Geometry Introduction
Before we start on geometry, I would like to give you a
little back on what geometry is all about separate from what
we have seen in school geometry courses.
Chances are when you took geometry in school it was
about axioms, theorems, postulates, and proofs. But is
what geometry is really all about and is this how geometry
really started?
Clearly, no, or I would not have asked the question.
Geometry is one of the two subjects of ancient, nearly prehistoric mathematics; the other is numbers.
Literally geometry was known to the cave man who
understood obtuse triangles.
We always associate geometry with the ancient Greeks,
Pythagoras of Ionia, comes to mind; but he was not even
the first Greek involved with the subject. The person who
is given this honor is Thales of Miletus who is credited
with given the first proofs. Pythagoras may have been a
student of Thales, but he certainly went to both Egypt and
Babylon to student the subject.
China, India, and the Arabs have their own rich geometric
histories.
The questions that they were trying to solve had to do with
measuring shapes, setting markers for cities and farm land,
and the like.
Today, Geometry continues to be a vital and growing area
of mathematics with major applications in many areas
including physics, medicine, and computers. The ability to
understand geometric structure in many dimensions is at
the foundation of string theory which is at the forefront of
understanding the structure of the universe from the largest
galacy to the smallest particle. In cancer research, the
workings of cell mechanisms parallel the workings of
computer networks and the internet whose analysis uses
geometry tools.
With this as background, what are we going to study in
geometry. First, we will spend sometime understand the
structure of geometry and geometric reasoning. Second,
we will look at traditional Euclidean geometry in the plane.
Finally, we will look at coordinate geometry which is the
linkage between geometric ideas and geometry. This is an
important area which you should explore further because of
its importance, but we will just scratch the surface of this
form of analytic geometry.
First, precision and structure are two of the keys to
geometry. It is an exact discipline based on building from
the ground up.
What is a point?
What is a line?
What is a line segment?
What is a plane?
Geometry is built on definitions, postulates, axioms, and
theorems. Proofs are key to the building process.

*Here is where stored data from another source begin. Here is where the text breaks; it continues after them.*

class RenderPlan(OverrideMixin):
    def __init__(self, net_query, net_obs, use_obs=True):
        self.timer = None
        self.q, self.o, self.use_obs = net_query, net_obs, use_obs
        self.tile_hints = {}
        self.algo_hints = {}
        self.lds_hints = {}
        self.splitk_hints = {}
        self.wino_hints = {}
        self.c32_hints = {}
        self._trial = None
        self._ran = set()
        self.autotune = os.environ.get('NLT_AUTOTUNE', '1') != '0'
        self.fuse_ends = os.environ.get('NLT_FUSED', '1') != '0'
        self._front_blob = None
        self.fuse_override = os.environ.get('NLT_FUSED_OVERRIDE', '1') != '0'
        self._ovr = None
        self.front_l2 = os.environ.get('NLT_FRONT_L2', '1') != '0'
        self.fuse_dec = os.environ.get('NLT_FUSED_DEC', '1') != '0'
        self.front_v4 = os.environ.get('NLT_FRONT4', '1') != '0'
        self.fuse_train = os.environ.get('NLT_FUSED_TRAIN', '1') != '0'
        self.front4_train = os.environ.get('NLT_FRONT4_TRAIN', '1') != '0'
        self.two_streams = os.environ.get('NLT_STREAMS', '2') != '1'
        self._side = None
        self._bside = None
        self.wgrad_tiled = os.environ.get('NLT_WGRAD', 'tiled') != 'atomic'
        self.wgrad_narrow = os.environ.get('NLT_WGRAD_NARROW', '1') != '0'
        self.bwd_streams = int(os.environ.get('NLT_BWD_STREAMS', '1'))
        self.use_tape = os.environ.get('NLT_TAPE', '1') != '0'
        self.fold_split = os.environ.get('NLT_FOLD_SPLIT', '1') != '0'
        self.tile_dgrad = os.environ.get('NLT_TILE_DGRAD', '1') != '0'
        self._tuning = False
        self.tune_backward = os.environ.get('NLT_TUNE_BWD', '1') != '0'
        self.precision = os.environ.get('NLT_PRECISION', 'fp32')
        self._pred_out = None
        self._pred_slot = 'back_infer'
        self.prune_packs = os.environ.get('NLT_PRUNE_PACKS', '1') != '0'
        self.grad_hook = None
        self.grad_mid_level = 0
        self.generation = 0
        self.tape_replays = 0
        self.use_wino = os.environ.get('NLT_WINO', '1') != '0'
        self.use_c32 = os.environ.get('NLT_C32', '1') != '0'
        self.fold_s2 = os.environ.get('NLT_FOLD_S2', '1') != '0'
        self.alias_obs = os.environ.get('NLT_ALIAS_OBS', '1') != '0'
        is_c = net_query.is_contracting
        self.n_down = sum(is_c) - 1
        self.n_up = len(is_c) - sum(is_c) - 1
        assert self.n_down == self.n_up
        self._bufs = {}

    def __del__(self):
        try:
            C.drop_workspace_scope(id(self))
        except Exception:
            pass

    def _buffers(self, n, k, h, w, device):
        key = (n, k, h, w, str(device), self.precision)
        b = self._bufs.get(key)
        if b is not None:
            return b
        bf = self.precision == 'bf16'
        E = lambda *s, lo=False: torch.empty(s, device=device, dtype=torch.bfloat16 if (bf and lo) else torch.float32)
# ... 10 lines not shown
                b['qtmp'].append(E(n, hh, ww, cl[l], lo=l >= 3))
                b['otmp'].append(E(n, k, hh, ww, cl[l], lo=l >= 3))
            b['fm'].append(E(n, hh, ww, mult * cl[l], lo=l >= 3))
            b['obs'].append(E(n, k, hh, ww, cl[l], lo=l >= 3))
        for j in range(self.n_up):
            nl = q.layers[D + 1 + j].convs()[0][0].n_ch_out
            hh, ww = hh * 2, ww * 2
            b['dtmp'].append(E(n, hh, ww, nl, lo=j <= D - 3))
            b['dec'].append(E(n, hh, ww, nl, lo=j < D - 3))
        b['pred'] = E(n, h, w, 3)
        b['skip3'] = None
        self._bufs = {key: b}
        return b

    def _level_channels(self):
        q = self.q
        return [q.layers[0].n_ch_out] + [q.layers[l].convs()[0][0].n_ch_out for l in range(1, self.n_down + 1)]

    def _launch(self, label, nbytes, fn, *args, flops=0, moved=None, **kw):
        t = self.timer
        if t is not None:
            t.flops[label] = flops
            if moved is not None:
                t.moved[label] = moved
        if t is not None and (getattr(t, 'only', None) is None or label in t.only):
            t.launch(label, nbytes, fn, *args, **kw)
        else:
            fn(*args, **kw)

    def _trying(self, kind):
        return self._trial is not None and self._trial[0] == kind

    def _hint(self, kind, label):
        if self._trial is not None:
            return self._trial[1] if self._trial[0] == kind else 0
        return getattr(self, CHOICE_DICTS[kind][0]).get(label, 0)

    def ran(self, kind):
        return {label for label, k in self._ran if k == kind}

    def set_choice(self, label, kind, hint):
        own = [getattr(self, a) for a in CHOICE_DICTS[kind]]
        rivals = [getattr(self, CHOICE_DICTS[k][0]) for k in EXCLUSIVE] if kind in EXCLUSIVE else []
        if any(label in d for d in own + rivals):
            return
        values = (C.ALGO_DIRECT,) if kind == 'direct' else hint if kind == 'splitk' else (hint,)
        for d, v in zip(own, values):
            d[label] = v

    def clear_choices(self):
        for a in HINT_DICTS:
            setattr(self, a, {})

    def _tile_splitk(self, label, rows, ncols, star, ok=True):
        kind, hint = self._trial or (None, 0)
        if kind is None:
            tile_hint, ks = self.tile_hints.get(label, self.tile_hints.get('*', 0) if star else 0), self.splitk_hints.get(label, 1)
        else:
            tile_hint, ks = (hint if kind == 'tile' else hint[0] if kind == 'splitk' else 0), 1
        if tile_hint and ((ncols + 15) // 16) % (tile_hint & 15):
            tile_hint = 0
        if kind == 'splitk' and ok:
            rt, ct = (tile_hint >> 4, tile_hint & 15) if tile_hint else (1, 1)
            waves = -(-rows // (16 * rt)) * (-(-ncols // 16) // ct)
            npad = -(-ncols // 16) * 16
            ks = hint[1] if (waves < 4096 and rows * npad * abs(hint[1]) <= (1 << 24)) else 1
        return tile_hint, ks

    def _conv(self, label, layer, act, src0, c0, ld0, src1, c1, ld1, n, h, w, out, ldo, algo=C.ALGO_AUTO, bmap=None):
        layer.build(c0 + c1, src0.device)
        assert layer.cin == c0 + c1, (layer.cin, c0, c1)
        small = (c0 + c1) * layer.n_ch_out <= 1024
        if self._hint('direct', label) == C.ALGO_DIRECT or (self._trying('direct') and small):
            algo = C.ALGO_DIRECT
            self._ran.add((label, 'direct'))
        ok = c0 % 4 == 0 and c1 % 4 == 0 and layer.n_ch_out % 4 == 0 and algo != C.ALGO_DIRECT
        oh, ow = layer.out_hw(h, w)
        nbytes = 4 * (n * h * w * (c0 + c1) + n * oh * ow * layer.n_ch_out)
        rows, ncols, flops = _gemm(layer.mode, n, h, w, c0 + c1, layer.n_ch_out)
        if c1 == 0 and ok and algo == C.ALGO_AUTO and self._wino(label, layer, act, src0, c0, ld0, n, 1, h, w, out, ldo):
            return
        tile_hint, ks = self._tile_splitk(label, rows, ncols, True, ok)
        srcs = (src0, c0, ld0, src1, c1, ld1, n, h, w)
        dst = (layer.bias.detach(), layer.n_ch_out, out, ldo)
        kw = dict(_act_kw(act), flops=flops)
        if bmap is not None:
            if not ok:
                raise C.NLTError("a bias-map conv needs channel counts that are multiples of 4 (%s)" % label)
            if abs(ks) > 1:
                self._ran.add((label, 'splitk'))
            self._launch(label, nbytes, C.conv_forward_map, layer.mode, ks or 1, *srcs, layer.packed(c0, c1), *dst, bmap,
                         tile_hint=tile_hint, w_keras=layer.kernel.detach(), **kw)
        elif abs(ks) > 1 and ok:
            self._ran.add((label, 'splitk'))
            self._launch(label, nbytes, C.conv_forward_splitk, layer.mode, ks, *srcs, layer.packed(c0, c1), *dst,
                         tile_hint=tile_hint, **kw)
        else:
            self._launch(label, nbytes, C.conv_forward, layer.mode, *srcs, layer.kernel.detach(),
                         layer.packed(c0, c1) if ok else None, *dst, algo=algo if ok else C.ALGO_DIRECT,
                         tile_hint=tile_hint if ok else 0, **kw)

    def _mean(self, label, obs, obs_weights, frames, kobs, hw, c, mean_out, ldm):
        self._launch(label.replace('.s1', '.mean'), 4 * frames * hw * c * (kobs + 1), C.obs_mean_forward,
                     obs, obs_weights, frames, kobs, hw, c, mean_out, ldm)

    def _enc_launch(self, fn, packed, extra, kind, unfold, label, layer, act, src, cin, ld, frames, kobs, h, w, out, ldo,
                    mean_out, ldm, **kw):
        oh, ow = layer.out_hw(h, w)
        nf, c = frames * kobs, layer.n_ch_out
        fold_mean = mean_out is not None and not unfold
        nbytes = 4 * (nf * h * w * cin + nf * oh * ow * c)
        if fold_mean:
            nbytes += 4 * frames * oh * ow * c * (kobs + 1)
        self._ran.add((label, kind))
        self._launch(label, nbytes, fn, layer.mode, src, ld, cin, nf if unfold else frames, 1 if unfold else kobs, h, w, packed,
                     layer.bias.detach(), c, *extra, out, ldo, mean_out if fold_mean else None, ldm, **_act_kw(act), **kw,
                     flops=2 * nf * oh * ow * 4 * cin * c)
        if mean_out is not None and unfold:
            self._mean(label, out, None, frames, kobs, oh * ow, c, mean_out, ldm)

    def _wino(self, label, layer, act, src, cin, ld, frames, kobs, h, w, out, ldo, mean_out=None, ldm=0, obs_weights=None):
        tn, unfold, _ = hint_word(self._hint('wino', label))
        if not (tn and self.use_wino and obs_weights is None and layer.mode in (C.CONV_K2S1, C.DECONV_K2S1) and layer.cin == cin
                and cin % 8 == 0 and layer.n_ch_out % tn == 0 and ld % 4 == 0 and ldo % 4 == 0):
            return False
        if layer.mode == C.DECONV_K2S1 and (kobs > 1 or mean_out is not None):
            return False
        if kobs == 1 and mean_out is None:
            if unfold and self._trial is not None:
                return False
            unfold = False
        self._enc_launch(C.conv_wino_forward, layer.packed_wino(tn), (tn,), 'wino', unfold, label, layer, act, src, cin, ld,
                         frames, kobs, h, w, out, ldo, mean_out, ldm)
        return True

Postulates: Statements that are assumed to be true without
proof.
1) Unique Line: Through any two distinct points in the
plane, there exist exactly one line.
2) Dimension: Given a line in the plane, there exists a
point not on that line.
Given a plane in space, there exists a line or a point in
space not on the plane.
3) Number line: Every line is a set of points that can be
put into one-to-one correspondence with the real numbers
with any point being 0 and any other point being 1.
4) Distance: On a number line, there is a unique distance
between two points.
5. Plane: If two points lie on a plane, the line connecting
them lies in the plane.
What are collinear points? Points on the same line.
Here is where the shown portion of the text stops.